# evfro/polara

Measured on NVIDIA H100. Metric: user-item pairs scored/sec (fused top-k) at rank 50, higher is better.
Workload: dtype f32 (bf16 tensor-core filter, exact fp32 rescoring)

## Files before the change

polara_b200/csrc/topk_tc.cu:

```cuda
#include <cuda_bf16.h>
#include <cfloat>
#include <cstdlib>
#include <cub/device/device_radix_sort.cuh>

#include "topk_common.cuh"

namespace {

constexpr int BM = 128;
constexpr int BN = 128;
constexpr int NCONS = 256;
constexpr int NTHREADS = NCONS + 32;
constexpr int CAPS = 16;
constexpr int MAX_STAGES = 10;
constexpr uint32_t STAGE_BYTES = BN * 128;
constexpr int PROBE_ITEMS = 256;
constexpr int HEAD_TILES = 8;
constexpr int HEAD_WORDS = HEAD_TILES * BN / 32;
constexpr long long SPIN_LIMIT_CYCLES = 4000000000ll;

struct TcParams {
    const __nv_bfloat16* Ap;
    const __nv_bfloat16* Bp;
    const float* E; int64_t lde;
// ... 161 lines not shown
    int64_t total = user_tiles * BM * chunks;
    if (gid >= total) return;
    int64_t tile = gid / ((int64_t)BM * chunks);
    int rem = (int)(gid % ((int64_t)BM * chunks));
    int row = rem / chunks, ch = rem % chunks;
    const int64_t tr = tile * BM + row;
    const int64_t u = (tr < m && uperm) ? (int64_t)__ldg(uperm + tr) : tr;
    __align__(16) __nv_bfloat16 out[8];
    uint32_t thr = 0;
    if (ch == rs / 8) {
        if (u < m) {
            thr = pack_threshold(t0[u]);
        } else {
            thr = 0x00007F7Fu;
        }
    }
#pragma unroll
    for (int j = 0; j < 8; ++j) {
        int kk = ch * 8 + j;
        float x = 0.f;
        if (u < m && kk < r) x = -__ldg(E + u * lde + kk);
        out[j] = __float2bfloat16_rn(x);
        if (kk == rs) out[j] = __ushort_as_bfloat16((unsigned short)(thr & 0xFFFFu));
        if (kk == rs + 1) out[j] = __ushort_as_bfloat16((unsigned short)(thr >> 16));
        if (kk == rs + 2 && u < m)
            out[j] = __ushort_as_bfloat16((unsigned short)(0x8000u | bf16_ceil_pos_bits(0.0079345703125f * enorm[u] + 1e-30f)));
    }
    size_t byte = (size_t)tile * BM * chunks * 16 + tile_byte(BM, row, ch * 8);
    *reinterpret_cast<uint4*>(reinterpret_cast<unsigned char*>(Ap) + byte) = *reinterpret_cast<const uint4*>(out);
}

__global__ void row_norm_kernel(const float* __restrict__ X, int64_t ld, int64_t rows, int r, float* __restrict__ norms,
                                float* __restrict__ max_out) {
    int64_t w = ((int64_t)blockIdx.x * blockDim.x + threadIdx.x) >> 5;
    int lane = threadIdx.x & 31;
    if (w >= rows) return;
    float s = 0.f;
    for (int t = lane; t < r; t += 32) { float x = __ldg(X + w * ld + t); s = fmaf(x, x, s); }
#pragma unroll
    for (int o = 16; o > 0; o >>= 1) s += __shfl_xor_sync(0xffffffffu, s, o);
    s = sqrtf(s) * 1.0001f;
    if (lane == 0) {
        if (norms) norms[w] = s;
        if (max_out) atomicMax(reinterpret_cast<int*>(max_out), __float_as_int(s));
    }
}

__global__ void iota_i32_kernel(int32_t* __restrict__ x, int64_t n) {
    int64_t i = (int64_t)blockIdx.x * blockDim.x + threadIdx.x;
    if (i < n) x[i] = (int32_t)i;
}

__global__ void invert_perm_kernel(const int32_t* __restrict__ perm, int64_t n, int32_t* __restrict__ inv) {
    int64_t i = (int64_t)blockIdx.x * blockDim.x + threadIdx.x;
    if (i < n) inv[perm[i]] = (int32_t)i;
}

__global__ void head_items_kernel(const int32_t* __restrict__ perm, int64_t n_head, uint32_t* __restrict__ in_head) {
    int64_t i = (int64_t)blockIdx.x * blockDim.x + threadIdx.x;
    if (i < n_head) { const int32_t item = perm[i]; atomicOr(in_head + (item >> 5), 1u << (item & 31)); }
}

__global__ void __launch_bounds__(256)
head_bitmap_kernel(const int64_t* __restrict__ seen_indptr, const int32_t* __restrict__ seen_indices,
                   int64_t seen_offset, const int32_t* __restrict__ inv_perm, const uint32_t* __restrict__ in_head,
                   int64_t m, int64_t n, uint32_t* __restrict__ bits) {
    static_assert(HEAD_WORDS == 32, "one bitmap word per lane");
    __shared__ uint32_t sw[8][HEAD_WORDS];
    const int64_t u = ((int64_t)blockIdx.x * blockDim.x + threadIdx.x) >> 5;
    const int lane = threadIdx.x & 31, warp = threadIdx.x >> 5;
    if (u >= m) return;
    sw[warp][lane] = 0u;
    __syncwarp();
    for (int64_t p = seen_indptr[u] + lane; p < seen_indptr[u + 1]; p += 32) {
        int64_t item = (int64_t)__ldg(seen_indices + p) - seen_offset;
        if (item < 0 || item >= n) continue;
        if (!((__ldg(in_head + (item >> 5)) >> (item & 31)) & 1u)) continue;
        int pos = __ldg(inv_perm + item);
        atomicOr(&sw[warp][pos >> 5], 0x80000000u >> (pos & 31));
    }
    __syncwarp();
    bits[u * HEAD_WORDS + lane] = sw[warp][lane];
}

__device__ __forceinline__ int first_cut_tile(float en, float t, const float* __restrict__ vnorm_sorted, int lo, int hi) {
    if (!(t > 0.f && t < CUDART_INF_F)) return hi;
    while (lo < hi) {
        const int mid = (lo + hi) >> 1;
        if (en * __ldg(vnorm_sorted + (int64_t)mid * BN) < t) hi = mid; else lo = mid + 1;
    }
    return lo;
}

__global__ void user_need_kernel(const float* __restrict__ enorm, const float* __restrict__ t0,
                                 const float* __restrict__ vnorm_sorted, int64_t m, int item_tiles, int32_t* __restrict__ need) {
    const int64_t u = (int64_t)blockIdx.x * blockDim.x + threadIdx.x;
    if (u < m) need[u] = first_cut_tile(__ldg(enorm + u), __ldg(t0 + u), vnorm_sorted, 0, item_tiles);
}

constexpr int PTU = 64, PTI = 128, PKS = 32;
constexpr int PNU = 2;
template <int PI>
struct ProbeSmem {
    float es[PKS][PTU + 4];
    float vs[PKS][PTI + 4];
    float sc[PTU][PI + 4];
    unsigned long long cand[8][PNU][32];
    float t0s[PTU];
};

__device__ __forceinline__ uint32_t ord_of(float x) {
    const uint32_t b = __float_as_uint(x);
    return (b & 0x80000000u) ? ~b : (b | 0x80000000u);
}
__device__ __forceinline__ float ord_to_float(uint32_t o) {
    return __uint_as_float((o & 0x80000000u) ? (o & 0x7FFFFFFFu) : ~o);
}

template <int PL>
__device__ __noinline__ void probe_select_rounds(unsigned long long (&key)[PL], int lane, int k,
                                                 pb200_cand* __restrict__ out, float* __restrict__ t0_u) {
    static_assert(PL == 8, "the sorting network below is for 8 keys per lane");
#define PB_CAS(A, B) { const unsigned long long x_ = key[A], y_ = key[B]; const bool g_ = x_ > y_; key[A] = g_ ? x_ : y_; key[B] = g_ ? y_ : x_; }
    PB_CAS(0, 1) PB_CAS(2, 3) PB_CAS(4, 5) PB_CAS(6, 7)
    PB_CAS(0, 2) PB_CAS(1, 3) PB_CAS(4, 6) PB_CAS(5, 7)
    PB_CAS(1, 2) PB_CAS(5, 6)
    PB_CAS(0, 4) PB_CAS(1, 5) PB_CAS(2, 6) PB_CAS(3, 7)
    PB_CAS(2, 4) PB_CAS(3, 5)
    PB_CAS(1, 2) PB_CAS(3, 4) PB_CAS(5, 6)
#undef PB_CAS
    float kth = -CUDART_INF_F;
    int produced = 0;
    pb200_cand mine; mine.score = -CUDART_INF_F; mine.id = -1;
    for (; produced < k; ++produced) {
        const uint32_t hh = (uint32_t)(key[0] >> 32), hl = (uint32_t)key[0];
        const uint32_t wh = __reduce_max_sync(0xffffffffu, hh);
        if (wh == 0u) break;
        const uint32_t wl = __reduce_max_sync(0xffffffffu, hh == wh ? hl : 0u);
        if (hh == wh && hl == wl) {
#pragma unroll
            for (int j = 0; j + 1 < PL; ++j) key[j] = key[j + 1];
            key[PL - 1] = 0ull;
        }
        const float ws = ord_to_float(wh);
        if (lane == (produced & 31)) { mine.score = ws; mine.id = (int)(0xFFFFFFFFu - wl); }
        if ((produced & 31) == 31) out[(produced - 31) + lane] = mine;
        kth = ws;
    }
    if (lane < (produced & 31)) out[(produced & ~31) + lane] = mine;
    for (int j = produced + lane; j < k; j += 32) { pb200_cand c; c.score = -CUDART_INF_F; c.id = -1; out[j] = c; }
    if (lane == 0) *t0_u = produced == k ? kth : -CUDART_INF_F;
}

template <int PI>
__global__ void __launch_bounds__(256)
probe_kernel(const float* __restrict__ E, int64_t lde, const float* __restrict__ V, int64_t ldv,
             const int32_t* __restrict__ perm, int64_t m, int64_t n_probe, int r, int k,
             const uint32_t* __restrict__ headbits, float* __restrict__ t0, pb200_cand* __restrict__ out_list,
             float* __restrict__ enorm, const float* __restrict__ vnorm_sorted, int item_tiles, int32_t* __restrict__ need) {
    extern __shared__ __align__(16) unsigned char praw[];
    ProbeSmem<PI>& sm = *reinterpret_cast<ProbeSmem<PI>*>(praw);
    const int tid = threadIdx.x, lane = tid & 31, warp = tid >> 5, tx = tid & 15, ty = tid >> 4;
    const int64_t u0 = (int64_t)blockIdx.x * PTU;
    const bool vec = ((lde | ldv) & 3) == 0 && ((reinterpret_cast<uintptr_t>(E) | reinterpret_cast<uintptr_t>(V)) & 15) == 0;
    const int n_ktiles = (r + PKS - 1) / PKS, n_tiles = (PI / PTI) * n_ktiles;
    const int64_t eu = u0 + (tid & (PTU - 1));
    const float* erow = eu < m ? E + eu * lde : nullptr;
    const float* vrow = nullptr;
    float4 pe[2], pv[4];
    auto fetch = [&](int tile) {
        const int i0 = (tile / n_ktiles) * PTI, k0 = (tile % n_ktiles) * PKS;
        if (tile % n_ktiles == 0) {
            const int64_t vpos = i0 + (tid & (PTI - 1));
            vrow = vpos < n_probe ? V + (int64_t)__ldg(perm + vpos) * ldv : nullptr;
        }
#pragma unroll
        for (int it = 0; it < 2; ++it) {
            const int kq = k0 + 4 * ((tid >> 6) + 4 * it);
            pe[it] = (erow && kq < r) ? __ldg(reinterpret_cast<const float4*>(erow + kq)) : make_float4(0.f, 0.f, 0.f, 0.f);
        }
#pragma unroll
        for (int it = 0; it < 4; ++it) {
            const int kq = k0 + 4 * ((tid >> 7) + 2 * it);
            pv[it] = (vrow && kq < r) ? __ldg(reinterpret_cast<const float4*>(vrow + kq)) : make_float4(0.f, 0.f, 0.f, 0.f);
        }
    };
    auto stash = [&](int tile) {
        const int k0 = (tile % n_ktiles) * PKS;
#pragma unroll
        for (int it = 0; it < 2; ++it) {
            const int q = (tid >> 6) + 4 * it, kq = k0 + 4 * q, row = tid & (PTU - 1);
            sm.es[4 * q + 0][row] = pe[it].x;
            sm.es[4 * q + 1][row] = kq + 1 < r ? pe[it].y : 0.f;
            sm.es[4 * q + 2][row] = kq + 2 < r ? pe[it].z : 0.f;
            sm.es[4 * q + 3][row] = kq + 3 < r ? pe[it].w : 0.f;
        }
#pragma unroll
        for (int it = 0; it < 4; ++it) {
            const int q = (tid >> 7) + 2 * it, kq = k0 + 4 * q, row = tid & (PTI - 1);
            sm.vs[4 * q + 0][row] = pv[it].x;
            sm.vs[4 * q + 1][row] = kq + 1 < r ? pv[it].y : 0.f;
            sm.vs[4 * q + 2][row] = kq + 2 < r ? pv[it].z : 0.f;
            sm.vs[4 * q + 3][row] = kq + 3 < r ? pv[it].w : 0.f;
        }
    };
    if (vec) fetch(0);
    float acc[4][8];
    float en2 = 0.f;
    for (int tile = 0; tile < n_tiles; ++tile) {
        const int i0 = (tile / n_ktiles) * PTI, k0 = (tile % n_ktiles) * PKS;
        if (k0 == 0) {
#pragma unroll
            for (int a = 0; a < 4; ++a)
#pragma unroll
                for (int b = 0; b < 8; ++b) acc[a][b] = 0.f;
        }
        if (vec) {
            stash(tile);
        } else {
#pragma unroll
            for (int it = 0; it < 8; ++it) {
                int e = tid + it * 256, row = e >> 5, kk = e & 31;
                int64_t u = u0 + row;
                sm.es[kk][row] = (u < m && k0 + kk < r) ? __ldg(E + u * lde + k0 + kk) : 0.f;
            }
#pragma unroll
            for (int it = 0; it < 16; ++it) {
                int e = tid + it * 256, row = e >> 5, kk = e & 31;
                int64_t pos = i0 + row;
                sm.vs[kk][row] = (pos < n_probe && k0 + kk < r) ? __ldg(V + (int64_t)__ldg(perm + pos) * ldv + k0 + kk) : 0.f;
            }
        }
        __syncthreads();
        if (vec && tile + 1 < n_tiles) fetch(tile + 1);
        const int kmax = min(PKS, r - k0);
        if (i0 == 0 && tid < PTU)
            for (int kk = 0; kk < kmax; ++kk) en2 = fmaf(sm.es[kk][tid], sm.es[kk][tid], en2);
        for (int kk = 0; kk < kmax; ++kk) {
            float4 e4 = *reinterpret_cast<const float4*>(&sm.es[kk][ty * 4]);
            float4 v0 = *reinterpret_cast<const float4*>(&sm.vs[kk][tx * 4]);
            float4 v1 = *reinterpret_cast<const float4*>(&sm.vs[kk][64 + tx * 4]);
            float a[4] = {e4.x, e4.y, e4.z, e4.w};
            float b[8] = {v0.x, v0.y, v0.z, v0.w, v1.x, v1.y, v1.z, v1.w};
#pragma unroll
            for (int i = 0; i < 4; ++i)
#pragma unroll
                for (int j = 0; j < 8; ++j) acc[i][j] = fmaf(a[i], b[j], acc[i][j]);
        }
        if (k0 + PKS >= r) {
#pragma unroll
            for (int i = 0; i < 4; ++i)
#pragma unroll
                for (int hseg = 0; hseg < 2; ++hseg) {
                    const int pos = i0 + 64 * hseg + tx * 4;
                    float4 x;
                    x.x = pos + 0 < n_probe ? acc[i][4 * hseg + 0] : -CUDART_INF_F;
                    x.y = pos + 1 < n_probe ? acc[i][4 * hseg + 1] : -CUDART_INF_F;
                    x.z = pos + 2 < n_probe ? acc[i][4 * hseg + 2] : -CUDART_INF_F;
                    x.w = pos + 3 < n_probe ? acc[i][4 * hseg + 3] : -CUDART_INF_F;
                    *reinterpret_cast<float4*>(&sm.sc[ty * 4 + i][pos]) = x;
                }
        }
        __syncthreads();
    }
    constexpr int PL = PI / 32;
    const uint32_t lt_mask = (1u << lane) - 1u;
    for (int ul = warp; ul < PTU; ul += 8 * PNU) {
        int64_t u[PNU];
        bool act[PNU];
        uint32_t seen_w[PNU], ord[PNU][PL], lmax[PNU], tau[PNU];
        int count[PNU] = {};
#pragma unroll
        for (int a = 0; a < PNU; ++a) {
            u[a] = u0 + ul + 8 * a;
            act[a] = ul + 8 * a < PTU && u[a] < m;
            seen_w[a] = 0u;
            if (act[a] && headbits && lane < PL) seen_w[a] = __ldg(headbits + u[a] * HEAD_WORDS + lane);
        }
#pragma unroll
        for (int a = 0; a < PNU; ++a) {
            lmax[a] = 0u;
#pragma unroll
            for (int j = 0; j < PL; ++j) {
                const int pos = lane + 32 * j;
                const uint32_t w = __shfl_sync(0xffffffffu, seen_w[a], j);
                const bool ok = act[a] && pos < n_probe && !(w & (0x80000000u >> lane));
                ord[a][j] = ok ? ord_of(sm.sc[act[a] ? ul + 8 * a : 0][pos] + 0.f) : 0u;
                lmax[a] = max(lmax[a], ord[a][j]);
            }
        }
        const bool small_k = k <= 32;
        if (small_k) {
            uint32_t rest[PNU], w[PNU];
#pragma unroll
            for (int a = 0; a < PNU; ++a) { rest[a] = lmax[a]; w[a] = 0u; }
            for (int i = 0; i < k; ++i) {
#pragma unroll
                for (int a = 0; a < PNU; ++a) {
                    w[a] = __reduce_max_sync(0xffffffffu, rest[a]);
                    if (rest[a] == w[a]) rest[a] = 0u;
                }
            }
#pragma unroll
            for (int a = 0; a < PNU; ++a) tau[a] = w[a] == 0u ? 1u : w[a];
#pragma unroll
            for (int a = 0; a < PNU; ++a) count[a] = 0;
#pragma unroll
            for (int j = 0; j < PL; ++j)
#pragma unroll
                for (int a = 0; a < PNU; ++a) {
                    const bool in = ord[a][j] >= tau[a];
                    const uint32_t b = __ballot_sync(0xffffffffu, in);
                    const int slot = count[a] + __popc(b & lt_mask);
                    if (in && slot < 32) sm.cand[warp][a][slot] = ((unsigned long long)ord[a][j] << 32) | (uint32_t)(lane + 32 * j);
                    count[a] += __popc(b);
                }
        }
        bool fast[PNU];
#pragma unroll
        for (int a = 0; a < PNU; ++a) fast[a] = act[a] && small_k && count[a] <= 32;
        __syncwarp();
        unsigned long long mine[PNU];
        uint32_t mpos[PNU];
#pragma unroll
        for (int a = 0; a < PNU; ++a) {
            mine[a] = 0ull;
            mpos[a] = 0u;
            if (fast[a] && lane < count[a]) {
                const unsigned long long c = sm.cand[warp][a][lane];
                mpos[a] = (uint32_t)c;
                const uint32_t id = (uint32_t)__ldg(perm + (uint32_t)c);
                mine[a] = (c & 0xFFFFFFFF00000000ull) | (unsigned long long)(0xFFFFFFFFu - id);
            }
        }
        __syncwarp();
#pragma unroll
        for (int a = 0; a < PNU; ++a) if (fast[a]) sm.cand[warp][a][lane] = mine[a];
        __syncwarp();
#pragma unroll
        for (int a = 0; a < PNU; ++a) {
            if (!fast[a]) continue;
            pb200_cand* out = out_list + u[a] * k;
            int rank = 0;
            for (int t = 0; t < count[a]; ++t) rank += sm.cand[warp][a][t] > mine[a] ? 1 : 0;
            if (lane < count[a] && rank < k) {
                pb200_cand c; c.score = ord_to_float((uint32_t)(mine[a] >> 32)); c.id = (int)(0xFFFFFFFFu - (uint32_t)mine[a]);
                if (c.score == 0.f) c.score = sm.sc[ul + 8 * a][mpos[a]];
                out[rank] = c;
                if (rank == k - 1) sm.t0s[ul + 8 * a] = c.score;
            }
            if (count[a] < k) {
                if (lane >= count[a] && lane < k) { pb200_cand c; c.score = -CUDART_INF_F; c.id = -1; out[lane] = c; }
                if (lane == 0) sm.t0s[ul + 8 * a] = -CUDART_INF_F;
            }
        }
        __syncwarp();
#pragma unroll
        for (int a = 0; a < PNU; ++a) {
            if (!act[a] || fast[a]) continue;
            unsigned long long key[PL];
#pragma unroll
            for (int j = 0; j < PL; ++j) {
                const uint32_t id = ord[a][j] ? (uint32_t)__ldg(perm + lane + 32 * j) : 0u;
                key[j] = ord[a][j] ? (((unsigned long long)ord[a][j] << 32) | (unsigned long long)(0xFFFFFFFFu - id)) : 0ull;
            }
            probe_select_rounds<PL>(key, lane, k, out_list + u[a] * k, &sm.t0s[ul + 8 * a]);
        }
        __syncwarp();
#pragma unroll
        for (int a = 0; a < PNU; ++a) {
            if (!act[a] || fast[a]) continue;
            pb200_cand* out = out_list + u[a] * k;
            for (int j = lane; j < k; j += 32) {
                const pb200_cand c = out[j];
                if (c.id >= 0 && c.score == 0.f) out[j].score = exact_score(E + u[a] * lde, V + (int64_t)c.id * ldv, r);
            }
        }
    }
    __syncthreads();
    if (tid < PTU && u0 + tid < m) {
        const int64_t uu = u0 + tid;
        const float t = sm.t0s[tid], en = sqrtf(en2) * 1.0001f;
        t0[uu] = t;
        enorm[uu] = en;
        if (need) need[uu] = first_cut_tile(en, t, vnorm_sorted, 0, item_tiles);
    }
}
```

**Directions for this task:** Check each line of the entries for the string "vrow". Copy the lines that have it.

**Exercise answer:**
    const float* vrow = nullptr;
            vrow = vpos < n_probe ? V + (int64_t)__ldg(perm + vpos) * ldv : nullptr;
            pv[it] = (vrow && kq < r) ? __ldg(reinterpret_cast<const float4*>(vrow + kq)) : make_float4(0.f, 0.f, 0.f, 0.f);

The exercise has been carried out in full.